ABSTRACT: Polycystic ovary syndrome (PCOS) is one of the most common disorders that occur in women at any age due to the endocrine hormone imbalance. The cause for this disorder is still not identified, but on recent research provided that disorder may be caused by some genetic variation. Predicting and understanding the effects of genetic variation that occurred in the gene are becoming more important for single nucleotide polymorphism to understand the molecular basis of genetic disease. From the literature survey, the candidate gene which is responsible for causing genetic PCOS was identified. In this work using computational methods, this candidate gene was analyzed completely to find out the genetic variation which in charge for altering the expression and the functional of the gene. On analyzing the gene, it was predicted that the protein which was translated from the gene played a key role for causing the major alteration in the gene. Using SNP analysis tool, further investigation were carried out to the disease causing protein and were predicted that the particular mutation occurred in the protein altered the function and structure of the gene. By using bioinformatics tool, an attempt was made to stop the mutation by replacing the original amino acid to the structure and sequence of the protein, which was suggested by the tools. Some clinical studies can be carried out further to confirm that the protein which was responsible for gene alteration in PCOS will function normally after some necessary modification are made in the protein which was suggested by computational methods.
Keywords: |
Polycystic ovary syndrome (PCOS), Candidate gene, Protein, SNP, SNP analysis tool
INTRODUCTION: Polycystic ovary syndrome (PCOS) is a mysterious reproductive disorder that causes irregular menstrual periods 1. An average of 5 to 10 percent of women was found to have this disorder in their endocrine glands 2. PCOS women’s of overweight or obese would have higher risk of developing Type 2 diabetes 3 and infertility than the normal women 4.

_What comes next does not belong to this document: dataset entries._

__global__ void __launch_bounds__(YK_EMIT_THREADS)
yk_k_emit(const YkSlotDev* __restrict__ slots, int slot0, YkRun run, int gradGroups, int r2Groups) {
    const YkSlotDev& S = slots[slot0 + blockIdx.y];
    const int tid = threadIdx.x;
    const int w = S.w, h = S.h;

    if ((int)blockIdx.x >= gradGroups) {
        const int grp = blockIdx.x - gradGroups, tilesW = w >> 3, nTiles = tilesW * (h >> 3);
        unsigned long long pre = tid < grp % YK_SUPER ? S.r2Tot[grp - grp % YK_SUPER + tid] : 0ull;
        for (int s = tid; s < grp / YK_SUPER; s += YK_EMIT_THREADS) pre += S.r2Sup[s];
        const int t = grp * YK_EMIT_THREADS + tid;
        const unsigned c = t < nTiles ? yk_r2_count(S, t % tilesW, t / tilesW) : 0u;
        const unsigned chunks = c >> 16;
        const unsigned tiles = chunks > 0;
        unsigned chunkOff, tileOff, totC, totT;
        yk_emit_scan(chunks, tiles, (unsigned)(pre >> 32), (unsigned)pre, chunkOff, tileOff, totC, totT);
#ifdef YK_EMULATE
        if (tid == 0) assert(((unsigned long long)totC << 32 | totT) == S.r2Tot[grp]);
#endif
        if (grp == r2Groups - 1 && tid == 0) { S.hdr[YK_HD_R2_CHUNKS] = (int)(chunkOff + totC); S.hdr[YK_HD_R2_TILES] = (int)(tileOff + totT); }
        if (chunks) {
#pragma unroll 1
            for (int p = 0; p < 3; p++) {
                const uint4* src = reinterpret_cast<const uint4*>(S.r2Raw[p] + (size_t)t * 64);
                uint4* dst = reinterpret_cast<uint4*>(S.r2Idx[p] + (size_t)chunkOff * 16);
                for (int k = 0; k < (int)chunks; k++) dst[k] = src[k];
                const uint32_t ty = S.r2RawType[p][t];
                uint8_t* td = S.r2Type[p] + (size_t)tileOff * 3;
                td[0] = (uint8_t)ty; td[1] = (uint8_t)(ty >> 8); td[2] = (uint8_t)(ty >> 16);
            }
        }
        return;
    }

    int rp = 0, grp = blockIdx.x, nWords = 0, nSwzX = 0, nGroups = 0;
    YkGeomS g = yk_geom_s(run.passId[0]);
    for (;;) {
        g = yk_geom_s(run.passId[rp]);
        nSwzX = (w + (1 << g.lbw) - 1) >> g.lbw;
        nWords = (nSwzX * ((h + (1 << g.lbh) - 1) >> g.lbh) * g.bits) >> 3;
        nGroups = (nWords + YK_EMIT_THREADS - 1) / YK_EMIT_THREADS;
        if (grp < nGroups) break;
        grp -= nGroups; rp++;
    }
    const int pid = run.passId[rp];
    unsigned pre = tid < grp % YK_SUPER ? S.rgbTot[pid][grp - grp % YK_SUPER + tid] : 0u;
    for (int s = tid; s < grp / YK_SUPER; s += YK_EMIT_THREADS) pre += S.rgbSup[pid][s];
    const int wi = grp * YK_EMIT_THREADS + tid;
    uint32_t word = wi < nWords ? __ldg(&S.emitNib[pid][wi]) : 0u;
    const unsigned cnt = 3u * (unsigned)__popc(word);
    unsigned off, tot, unused0, unused1;
    yk_emit_scan(cnt, 0u, pre, 0u, off, unused0, tot, unused1);
#ifdef YK_EMULATE
    if (tid == 0) assert(tot == S.rgbTot[pid][grp]);
#endif
    if (grp == nGroups - 1 && tid == 0) S.hdr[YK_HD_PASS0 + pid * YK_ST_STRIDE + YK_ST_RGBBYTES] = (int)(off + tot);
    if (word == 0u) return;
    const int lbits = g.bits == 16 ? 4 : (g.bits == 32 ? 5 : 6);
    const int pos0 = wi * 8, blk = pos0 >> lbits, within0 = pos0 & (g.bits - 1);
    const int tprShift = g.lbw - g.shx;
    const int bys = blk / nSwzX, bxs = blk - bys * nSwzX;
    uint8_t* out = S.rgb[pid];
    while (word) {
        const int b = __ffs((int)word) - 1;
        word &= word - 1u;
        const int within = within0 + (b >> 2), k = b & 3;
        const int gtx = (bxs << tprShift) + (within & ((1 << tprShift) - 1)), gty = (bys << (g.lbh - g.shy)) + (within >> tprShift);
        const int gx = ((gtx + (k & 1)) << g.shx) >> 2, gy = ((gty + (k >> 1)) << g.shy) >> 2;
        const uint8_t* sp = S.latRGB + ((size_t)gy * S.latW + gx) * 3;
        out[off] = sp[0]; out[off + 1] = sp[1]; out[off + 2] = sp[2];
        off += 3;
    }
}

void yk_launch_owner(const YkSlotDev* slotsDev, int slot0, int nSlots, int nPoints, bool owners, const YkRun& run, cudaStream_t st) {
    YK_LAUNCH(yk_k_owner, dim3((nPoints + YK_OWNER_THREADS - 1) / YK_OWNER_THREADS, nSlots), dim3(YK_OWNER_THREADS), 0, st, slotsDev, slot0, nPoints, owners ? 1 : 0, run);
}
void yk_launch_emit(const YkSlotDev* slotsDev, int slot0, int nSlots, int gradGroups, int r2Groups, const YkRun& run, cudaStream_t st) {
    YK_LAUNCH(yk_k_emit, dim3(gradGroups + r2Groups, nSlots), dim3(YK_EMIT_THREADS), 0, st, slotsDev, slot0, run, gradGroups, r2Groups);
}
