+  if constexpr (PIPE) {
+  constexpr int IPL = C::IPL, NS = 3 * G;
+  static_assert(IPL <= 9, "one fill item per tap at most");
+  constexpr uint32_t ESTR = OUTK == OUT_F32_NCHW ? 4 : 3;
+  int fdst[IPL];
+#pragma unroll
+  for (int j = 0; j < IPL; ++j)
+    fdst[j] = coloff[j] >= 0 ? (lane % C::PPJ) * EB + chunk * 16 + j * C::PPJ * EB
+                             : (lane % C::PPJ) * EB + CINP * (SPLIT ? 4 : 2);
+  for (int i = lane * 16; i < C::WAVE_LDS; i += 64 * 16) *(uint4*)(ring + i) = make_uint4(0u, 0u, 0u, 0u);
+  auto fill_item = [&](int j, char* slot) {
+    *(uint4*)(slot + fdst[j]) = lds_form<T>(norm_chunk<T>(raw[j], nm));
+  };
+  uint32_t lcol[IPL];
+#pragma unroll
+  for (int j = 0; j < IPL; ++j) lcol[j] = coloff[j] >= 0 ? (uint32_t)coloff[j] : OOB;
+  auto issue_item = [&](int j, int ro) {
+    const __amdgpu_buffer_rsrc_t rr = __builtin_amdgcn_make_buffer_rsrc((void*)img, (short)0, ro >= 0 ? p.hs * row_bytes : 0, 0x00020000);
+    raw[j] = __builtin_bit_cast(uint4, __builtin_amdgcn_raw_buffer_load_b128(rr, lcol[j], ro >= 0 ? ro : 0, 0));
+  };
+  uint32_t colo[2][3][G];
+#pragma unroll
+  for (int hh = 0; hh < 2; ++hh)
+#pragma unroll
+    for (int c = 0; c < 3; ++c)
+#pragma unroll
+      for (int gi = 0; gi < G; ++gi) {
+        const int ox = x0 + gi * 32 + rho;
+        colo[hh][c][gi] = (ox >= p.ow || h != hh) ? OOB
+                          : OUTK == OUT_F32_NCHW ? (uint32_t)((c * p.oh * p.ow + ox) * 4) : (uint32_t)(ox * 3 + perm[c]);
+      }
+  float pend[3][G];
+  uint32_t prow = 0;
+  __amdgpu_buffer_rsrc_t prs = __builtin_amdgcn_make_buffer_rsrc((void*)((char*)p.out + (size_t)n * out_bytes), (short)0, 0, 0x00020000);
+#pragma unroll
+  for (int c = 0; c < 3; ++c)
+#pragma unroll
+    for (int gi = 0; gi < G; ++gi) pend[c][gi] = 0.f;
+  auto emit_slice = [&](int c, int gi, int kk) {
+    const int r3 = 3 * kk + c;
+    const int hh = (r3 >> 2) & 1;
+    float y = pend[c][gi];
+    if constexpr (TANH) y = tanhf(y);
+    const uint32_t off = colo[hh][c][gi];
+    if constexpr (OUTK == OUT_F32_NCHW) {
+      __builtin_amdgcn_raw_buffer_store_b32(__float_as_int(y), prs, off, prow, 0);
+    } else {
+      const float v = fminf(fmaxf((y + dp[c]) * dq[c] * dri[c] + ds[c], 0.f), 1.f);
+      __builtin_amdgcn_raw_buffer_store_b8((uint8_t)(v * 255.0f), prs, off, prow, 0);
+    }
+  };
+
+  int ro0 = row_src(0), ro1 = row_src(1);
+#pragma unroll
+  for (int j = 0; j < IPL; ++j) issue_item(j, ro0);
+#pragma unroll
+  for (int j = 0; j < IPL; ++j) {
+    fill_item(j, ring);
+    issue_item(j, ro1);
+  }
+  int vb = 0;
+  auto row = [&](auto tc) -> bool {
+      constexpr int t = decltype(tc)::value;
+      const int v = vb + t;
+      if (v >= NV) return false;
+      const int ro2 = v + 2 < NV ? row_src(v + 2) : -1;
+      const char* rb = smem + (ro0 >= 0 ? wave * C::WAVE_LDS + (v & 1) * C::ROWB : C::Z_OFF) + b_lane;
+      char* wb = ring + ((v + 1) & 1) * C::ROWB;
+      const char* ab = smem + a_off[t];
+      constexpr int AF = SPLIT ? 2 : 1;
+      uint4 av[2][KC][AF], bv[2][KC][G];
+      auto ld = [&](int kx, uint4 (&a)[KC][AF], uint4 (&b)[KC][G]) {
+#pragma unroll
+        for (int kc = 0; kc < KC; ++kc) {
+          const uint64_t a0 = *(const volatile lds_u64*)(ab + (kx * KC + kc) * C::BLK_BYTES);
+          const uint64_t a1 = *(const volatile lds_u64*)(ab + (kx * KC + kc) * C::BLK_BYTES + C::PART_BYTES);
+          if constexpr (SPLIT) {
+            a[kc][0] = make_uint4((uint32_t)a0, (uint32_t)(a0 >> 32), (uint32_t)a0, (uint32_t)(a0 >> 32));
+            a[kc][AF - 1] = make_uint4((uint32_t)a1, (uint32_t)(a1 >> 32), 0u, 0u);
+          } else {
+            a[kc][0] = make_uint4((uint32_t)a0, (uint32_t)(a0 >> 32), (uint32_t)a1, (uint32_t)(a1 >> 32));
+          }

The mode of inheritance and role of genetic factors in PCOS syndrome have not been fully investigated until now 5. The genes responsible for altered expression in PCOS causes genetic abnormality which affects signal transduction ruling steroid genesis, steroid hormones action, gonadotropin action and regulation, insulin action and secretion, energy homeostasis, chronic inflammation and others 6, 7.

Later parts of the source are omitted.